After defining the regular expression, the function `t_MAXDEF` has some <em style="color:blue">action code</em> that is used to extract the maximal number of points form the token value and store this number in the variable `t.lexer.name`.  Furthermore, we initialize the student name to the empty string.

In [7]:
def t_MAXDEF(t):
    r'MaxPoints\s=\s[1-9][0-9]*'
    t.lexer.max_points = int(t.value[12:])
    t.lexer.name       = ''
    return t

The token `NAME` matches the name of a student followed by a colon.  In general, a student name can be any sequence of letters that contain optional hypens and blanks.

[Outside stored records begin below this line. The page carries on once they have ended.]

template <int HID, bool WANT_H, int MM = MM_F32, int SITE = kInHFwd, int ACT = ACT_TANH>
DEV f32x4 hnet_grad(const float* L, Lane ln, f32x4 z, HTape<HID>& tp, float& Hval) {
  if constexpr (ACT != ACT_TANH) {
    static_assert(MM == MM_F32, "SiLU / ReLU run on the all-f32 kernels");
    return hnet_grad_g<HID, WANT_H, ACT>(L, ln, z, tp, Hval);
  }
  using Y = LayH2<HID, MM>;
  constexpr int T = Y::T;
  load_vec<T>(tp.a1, L + Y::oB1, ln);
  in_layer_mm<T, MM, SITE>(tp.a1, L, Y::oW1f, Y::oW1h, ln, z);
  tanh_act_pre<T>(tp.a1);
  load_vec<T>(tp.a2, L + Y::oB2, ln);
  if (MM == MM_BF16X3) {
    Split3<T> sp;
    split_act<T>(tp.a1, sp);
    sq_fwd_bf<T>(tp.a2, L + Y::oW2, ln, sp);
  } else if (MM == MM_F16X2) {
    Split2<T> sp;
    split_act_h<T>(tp.a1, sp);
    sq_fwd_h<T>(tp.a2, L + Y::oW2, ln, sp);
  } else {
    sq_fwd<T, T>(tp.a2, L + Y::oW2, ln, tp.a1);
  }
  if (MM == MM_F16X2 || kPreScaled<T>) {
    const float c = L[Y::oB3 + 1];
    if (kPreScaled<T> && c == 1.0f) {
      tanh_act_pre<T>(tp.a2);
    } else {
#pragma unroll
      for (int t = 0; t < T; ++t)
#pragma unroll
        for (int r = 0; r < 4; ++r) tp.a2.v[t][r] = tanh_scaled(tp.a2.v[t][r], c);
    }
  } else {
    tanh_act<T>(tp.a2);
  }
  Act<T> g;
  float s = 0.f;
  keep_lds_reads_local();
#pragma unroll
  for (int t = 0; t < T; ++t) {
    if (WANT_H) {
      f32x4 w3 = *reinterpret_cast<const f32x4*>(L + Y::oW3 + 16 * t + 4 * ln.q);
#pragma unroll
      for (int r = 0; r < 4; ++r) s = __builtin_fmaf(w3[r], tp.a2.v[t][r], s);
    }
    f32x4 w3b = *reinterpret_cast<const f32x4*>(L + Y::oW3B + 16 * t + 4 * ln.q);
    g.v[t] = w3b * dtanh(tp.a2.v[t]);
  }
  if (WANT_H) Hval = reduce_q(s) + L[Y::oB3];
  zero_act<T>(tp.q1);
  if (MM == MM_BF16X3) {
    Split3<T> sp;
    split_act<T>(g, sp);
    sq_bwd_bf<T>(tp.q1, L + Y::oW2, ln, sp);
  } else if (MM == MM_F16X2) {
    Split2<T> sp;
    split_act_h<T>(g, sp);
    sq_bwd_h<T>(tp.q1, L + Y::oW2, ln, sp);
  } else {
    sq_bwd<T, T>(tp.q1, L + Y::oW2, ln, g);
  }
#pragma unroll
  for (int t = 0; t < T; ++t) g.v[t] = tp.q1.v[t] * dtanh(tp.a1.v[t]);
  return to4_rep<T>(L + Y::oW1T, ln, g);
}

template <int HID, int MM, int ACT = ACT_TANH>
DEV void hnet_layer1(const float* L, Lane ln, f32x4 z, Act<HID / 16>& a1) {
  if constexpr (ACT != ACT_TANH) return hnet_layer1_g<HID, ACT>(L, ln, z, a1);
  using Y = LayH2<HID, MM>;
  load_vec<Y::T>(a1, L + Y::oB1, ln);
  in_layer_mm<Y::T, MM, kInHRecomp>(a1, L, Y::oW1f, Y::oW1h, ln, z);
  tanh_act_pre<Y::T>(a1);
}

template <int HID, int MM = MM_F32, bool WG = false, int ACT = ACT_TANH>
DEV f32x4 hnet_hvp(const float* L, Lane ln, HTape<HID>& tp, f32x4 v, float* rec = nullptr) {
  if constexpr (ACT != ACT_TANH) {
    static_assert(!WG, "weight-gradient kernels exist for Tanh models only");
    return hnet_hvp_g<HID, ACT>(L, ln, tp, v);
  }
  using Y = LayH2<HID, MM>;
  constexpr int T = Y::T;
  float unscale = 1.0f;
  if (MM == MM_F16X2) {
    float mx = fmaxf(fmaxf(__builtin_fabsf(v[0]), __builtin_fabsf(v[1])), fmaxf(__builtin_fabsf(v[2]), __builtin_fabsf(v[3])));
    int e = 0;
    (void)__builtin_frexpf(mx, &e);
    e = (mx > 0.f && mx < 3.0e38f) ? e : 0;
    v = v * __builtin_ldexpf(1.0f, -e);
    unscale = __builtin_ldexpf(1.0f, e);
  }
  Act<T> ad1, w;
  zero_act<T>(ad1);
  in_layer_mm<T, MM, kInHHvp>(ad1, L, Y::oW1f, Y::oW1h, ln, v);
#pragma unroll
  for (int t = 0; t < T; ++t) ad1.v[t] = dtanh(tp.a1.v[t]) * ad1.v[t];
#pragma unroll
  for (int t = 0; t < T; ++t) tp.q1.v[t] = tp.q1.v[t] * (tp.a1.v[t] * ad1.v[t]);
  zero_act<T>(w);
  if (MM == MM_BF16X3) {
    Split3<T> sp;
    split_act<T>(ad1, sp);
    sq_fwd_bf<T>(w, L + Y::oW2, ln, sp);
  } else if (MM == MM_F16X2) {
    Split2<T> sp;
    split_act_h<T>(ad1, sp);
    sq_fwd_h<T>(w, L + Y::oW2, ln, sp);
  } else {
    sq_fwd<T, T>(w, L + Y::oW2, ln, ad1);
  }
  keep_lds_reads_local();
#pragma unroll
  for (int t = 0; t < T; ++t) {
    f32x4 w3 = *reinterpret_cast<const f32x4*>(L + Y::oW3S + 16 * t + 4 * ln.q);
    f32x4 a2 = tp.a2.v[t];
    f32x4 ad2 = dtanh(a2) * w.v[t];
    if (WG) PHNN_REC_STORE(ad2 * unscale, reinterpret_cast<f32x4*>(rec + 2 * T * 256) + t * 64 + ln.lane);
    w.v[t] = w3 * (a2 * ad2);
  }
  Act<T> qd;
  zero_act<T>(qd);
  if (MM == MM_BF16X3) {
    Split3<T> sp;
    split_act<T>(w, sp);
    sq_bwd_bf<T>(qd, L + Y::oW2, ln, sp);
  } else if (MM == MM_F16X2) {
    Split2<T> sp;
    split_act_h<T>(w, sp);
    sq_bwd_h<T>(qd, L + Y::oW2, ln, sp);
  } else {
    sq_bwd<T, T>(qd, L + Y::oW2, ln, w);
  }
  if (WG) store_rec_scaled<T>(rec + 3 * T * 256, ln, qd, unscale);
#pragma unroll
  for (int t = 0; t < T; ++t) {
    qd.v[t] = __builtin_elementwise_fma(qd.v[t], dtanh(tp.a1.v[t]), tp.q1.v[t]);
  }
  f32x4 Hv = to4_rep<T>(L + Y::oW1T, ln, qd);
  return Hv * (-2.0f * unscale * L[Y::oB3 + 2]);
}

template <int HID, int MM>
DEV f32x4 h1_out_hf(const float* L, Lane ln, const Split2<HID / 16>& sp) {
  using Y = LayH1<HID, MM>;
  constexpr int T = Y::T;
  keep_lds_reads_local();
  const char* base = reinterpret_cast<const char*>(L + Y::oV2) + ln.i * (Y::RS * 2) + ln.q * 16;
  f32x4 o0 = splat4(0.f), o1 = splat4(0.f), o2 = splat4(0.f);
#pragma unroll
  for (int s = 0; s < T / 2; ++s) {
    f16x8 ah = *reinterpret_cast<const f16x8*>(base + s * 64);
    f16x8 al = *reinterpret_cast<const f16x8*>(base + Y::FPART + s * 64);
    o0 = mfma_h(al, sp.h[s], o0);
    o1 = mfma_h(ah, sp.l[s], o1);
    o2 = mfma_h(ah, sp.h[s], o2);
  }
  const float inv = L[Y::oSc];
  f32x4 c2 = *reinterpret_cast<const f32x4*>(L + Y::oC2 + 4 * ln.q);
  return ((o0 + o1) + o2) * inv + c2;
}

template <int HID, int MM>
DEV void h1_bwd_operands(const float* L, Lane ln, const float (&obar)[16], f16x8& b1, f16x8& b2, float& unscale) {
  using Y = LayH1<HID, MM>;
  float mx = 0.f;
#pragma unroll
  for (int k = 0; k < 16; ++k) mx = fmaxf(mx, __builtin_fabsf(obar[k]));
  int e = 0;
  (void)__builtin_frexpf(mx, &e);
  e = (mx > 0.f && mx < 3.0e38f) ? e : 0;
  const float sc = __builtin_ldexpf(1.0f, -e);
  unscale = __builtin_ldexpf(1.0f, e) * L[Y::oSc];
  const bool second = (ln.q & 1) != 0, lo_half = ln.q >= 2;
  u32x4 B1, B2;
#pragma unroll
  for (int p = 0; p < 4; ++p) {
    f32x2 v = {(second ? obar[8 + 2 * p] : obar[2 * p]) * sc, (second ? obar[9 + 2 * p] : obar[2 * p + 1]) * sc};
    f16x2 hb2 = __builtin_convertvector(v, f16x2);
    f32x2 r = residual_h(hb2, v);
    unsigned hbits = __builtin_bit_cast(unsigned, hb2), lbits = __builtin_bit_cast(unsigned, __builtin_convertvector(r, f16x2));
    B1[p] = lo_half ? lbits : hbits;
    B2[p] = lo_half ? 0u : hbits;
  }
  b1 = __builtin_bit_cast(f16x8, B1);
  b2 = __builtin_bit_cast(f16x8, B2);
}

DEV void store_rf(float* dst, Lane ln, f32x4 o) {
  if (ln.w == 0) PHNN_NT_STORE(o, reinterpret_cast<f32x4*>(dst) + ln.i * 4 + ln.q);
}
DEV void load_rf(const float* src, Lane ln, float (&rf)[16]) {
  const f32x4* p = reinterpret_cast<const f32x4*>(src) + ln.i * 4;
#pragma unroll
  for (int k = 0; k < 4; ++k) {
    f32x4 v = PHNN_NT_LOAD(p + k);
#pragma unroll
    for (int e = 0; e < 4; ++e) rf[4 * k + e] = v[e];
  }
}
template <int HID, int MM = MM_F32, int SITE = kInHNet1, int ACT = ACT_TANH>
DEV void h1_hidden(const float* L, Lane ln, f32x4 x, Act<HID / 16>& h) {
  using Y = LayH1<HID, MM>;
  constexpr int T = Y::T;
  load_vec<T>(h, L + Y::oC1, ln);
  in_layer_mm<T, MM, SITE>(h, L, Y::oV1f, Y::oV1h, ln, x);
  if constexpr (ACT == ACT_TANH) tanh_act_pre<T>(h);
}

template <int HID, int MM = MM_F32, int SITE = kInHNet1, int ACT = ACT_TANH>
DEV void h1_fwd(const float* L, float* scr, Lane ln, f32x4 x, Act<HID / 16>& h, float (&out)[16], float* rf_stash = nullptr) {
  using Y = LayH1<HID, MM>;
  constexpr int T = Y::T;
  load_vec<T>(h, L + Y::oC1, ln);
  in_layer_mm<T, MM, SITE>(h, L, Y::oV1f, Y::oV1h, ln, x);
  if constexpr (ACT != ACT_TANH) {
    static_assert(MM == MM_F32, "SiLU / ReLU run on the all-f32 kernels");
    Act<T> a;
    act_of<ACT, T>(h, a);
    Act<1> og;
    og.v[0] = *reinterpret_cast<const f32x4*>(L + Y::oC2 + 4 * ln.q);
    sq_fwd<1, T>(og, L + Y::oV2, ln, a);
    if (rf_stash) store_rf(rf_stash, ln, og.v[0]);
    gather16(scr, ln, og.v[0], out);
    return;
  }
  tanh_act_pre<T>(h);
  Act<1> o;
  if (Y::HF) {
    Split2<T> sp;
    split_act_h<T>(h, sp);
    o.v[0] = h1_out_hf<HID, MM>(L, ln, sp);
  } else {
    o.v[0] = *reinterpret_cast<const f32x4*>(L + Y::oC2 + 4 * ln.q);
    sq_fwd<1, T>(o, L + Y::oV2, ln, h);
  }
  if (rf_stash) store_rf(rf_stash, ln, o.v[0]);
  gather16(scr, ln, o.v[0], out);
}

template <int HID, int MM = MM_F32, bool WG = false, int ACT = ACT_TANH>
DEV f32x4 h1_bwd(const float* L, Lane ln, const Act<HID / 16>& h, const float (&obar)[16], float* rec = nullptr) {
  using Y = LayH1<HID, MM>;
  constexpr int T = Y::T;
  Act<T> hb;
  if constexpr (ACT != ACT_TANH) {
    static_assert(MM == MM_F32 && !WG, "SiLU / ReLU: all-f32 kernels, no weight-gradient records");
    Act<1> ob;
#pragma unroll
    for (int r = 0; r < 4; ++r)
      ob.v[0][r] = ln.q == 0 ? obar[r] : (ln.q == 1 ? obar[4 + r] : (ln.q == 2 ? obar[8 + r] : obar[12 + r]));
    zero_act<T>(hb);
    sq_bwd<T, 1>(hb, L + Y::oV2, ln, ob);
    mul_d1<ACT, T>(hb, h);
    return to4_rep<T>(L + Y::oV1T, ln, hb);
  }
  float unscale = 1.0f;
  if (Y::HF) {
    f16x8 b1, b2;
    h1_bwd_operands<HID, MM>(L, ln, obar, b1, b2, unscale);
    keep_lds_reads_local();
    const char* base = reinterpret_cast<const char*>(L + Y::oV2T) + ln.i * 32 + (ln.q & 1) * 16;
#pragma unroll
    for (int nt = 0; nt < T; ++nt) {
      f16x8 ah = *reinterpret_cast<const f16x8*>(base + nt * 512);
      f16x8 al = *reinterpret_cast<const f16x8*>(base + Y::BPART + nt * 512);
      hb.v[nt] = mfma_h(ah, b1, mfma_h(al, b2, splat4(0.f)));
    }
  } else {
    Act<1> ob;
#pragma unroll
    for (int r = 0; r < 4; ++r)
      ob.v[0][r] = ln.q == 0 ? obar[r] : (ln.q == 1 ? obar[4 + r] : (ln.q == 2 ? obar[8 + r] : obar[12 + r]));
    zero_act<T>(hb);
    sq_bwd<T, 1>(hb, L + Y::oV2, ln, ob);
  }
#pragma unroll
  for (int t = 0; t < T; ++t) hb.v[t] = hb.v[t] * dtanh(h.v[t]);
  if (WG) store_rec_scaled<T>(rec, ln, hb, Y::HF ? unscale : 1.0f);
  f32x4 xb = to4_rep<T>(L + Y::oV1T, ln, hb);
  return Y::HF ? xb * unscale : xb;
}

template <int N>
DEV void sym_from_rf(const float (&rf)[16], float (&S)[N][N]) {
#pragma unroll
  for (int i = 0; i < N; ++i) {
    S[i][i] = rf[i * N + i];
#pragma unroll
    for (int j = i + 1; j < N; ++j) S[i][j] = S[j][i] = (rf[i * N + j] + rf[j * N + i]) * 0.5f;
  }
}
template <int N>
DEV void rbar_from(f32x4 lam, f32x4 dH, const float (&Stl)[N], const float (&StdH)[N], float (&rbar)[16]) {
  float m[N][N];
#pragma unroll
  for (int k = 0; k < 16; ++k) rbar[k] = 0.f;
#pragma unroll
  for (int i = 0; i < N; ++i)
#pragma unroll
    for (int j = 0; j < N; ++j) m[i][j] = __builtin_fmaf(lam[i], StdH[j], dH[i] * Stl[j]);
#pragma unroll
  for (int i = 0; i < N; ++i) {
    rbar[i * N + i] = -m[i][i];
#pragma unroll
    for (int j = i + 1; j < N; ++j) rbar[i * N + j] = rbar[j * N + i] = (m[i][j] + m[j][i]) * -0.5f;
  }
}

We have to reset the sum of points that is stored in `lexer.sum_points`to `0`.

In [8]:
def t_NAME(t):
    r'[a-zA-Z- ]+:'
    t.lexer.name = t.value[:-1]
    t.lexer.sum_points = 0
    return t

The token `NUMBER`matches a natural number.  We have to convert the value, which initially is a string of digits, into an integer.  Furthermore, this value is the added to the number of point the current student has achieved.

In [9]:
def t_NUMBER(t):
    r'0|[1-9][0-9]*'
    t.value = int(t.value)
    t.lexer.sum_points += t.value
    return t

The token `IGNORE` matches a line that contains only whitespace.  In order to keep track of line numbers we have to increment `lexer.lineno`.  However, we do not return a token at the end of the function.  Hence, an empty line is silently discarded.

In [10]:
def t_IGNORE(t):
    r'^[\s\t]*\n'
    t.lexer.lineno += 1

The token `LINEBREAK` matches a newlince character `\n`.  If a student name is defined, then we output the result for this student.  Note that we set `lexer.name` back to the empty string once we have processed the student.
This allows for empty lines between different students.

In [11]:
def t_LINEBREAK(t):
    r'\n'
    t.lexer.lineno += 1
    if t.lexer.name != '':
        print(f'{t.lexer.name} has {t.lexer.sum_points} points and the mark {round(mark(t.lexer), 2)}.')
    t.lexer.name = ''

The string `t_ignore` specifies those characters that should be ignored.  Note that this string is **not** interpreted as a regular expression.  It is just a a string of <em style="color:blue">single characters</em>.  These characters are allowed to occur as part of other tokens, but when they occur on their own and would otherwise generate a scanning error, they are silently discarded instead of triggering an error. 

In [12]:
t_ignore  = '- \t'

The function `t_error` is called when a substring at the beginning of the input can not be matched by any of the regular expressions defined in the various tokens.  In our implementation we print the first character that could not be matched, discard this character and continue.

In [13]:
def t_error(t):
    print(f"Illegal character '{t.value[0]}'")
    t.lexer.skip(1)

The line below is necessary to trick `ply.lex` into assuming this program is written in an ordiary python file instead of a *Jupyter notebook*.

In [14]:
__file__ = 'main'

The line below generates the scanner.

In [15]:
lexer = lex.lex()

Next, we feed an input string into the generated scanner.

In [16]:
lexer.input(data)

In order to scan the data that we provided in the last line, we iterate over all tokens generated by our scanner.

In [17]:
def scan(lexer):
    for t in lexer:
        pass

In [18]:
scan(lexer)

Jim Smith has 43 points and the mark 2.7.
John Slow has 10 points and the mark 6.0.
Susi Sorglos has 57 points and the mark 1.3.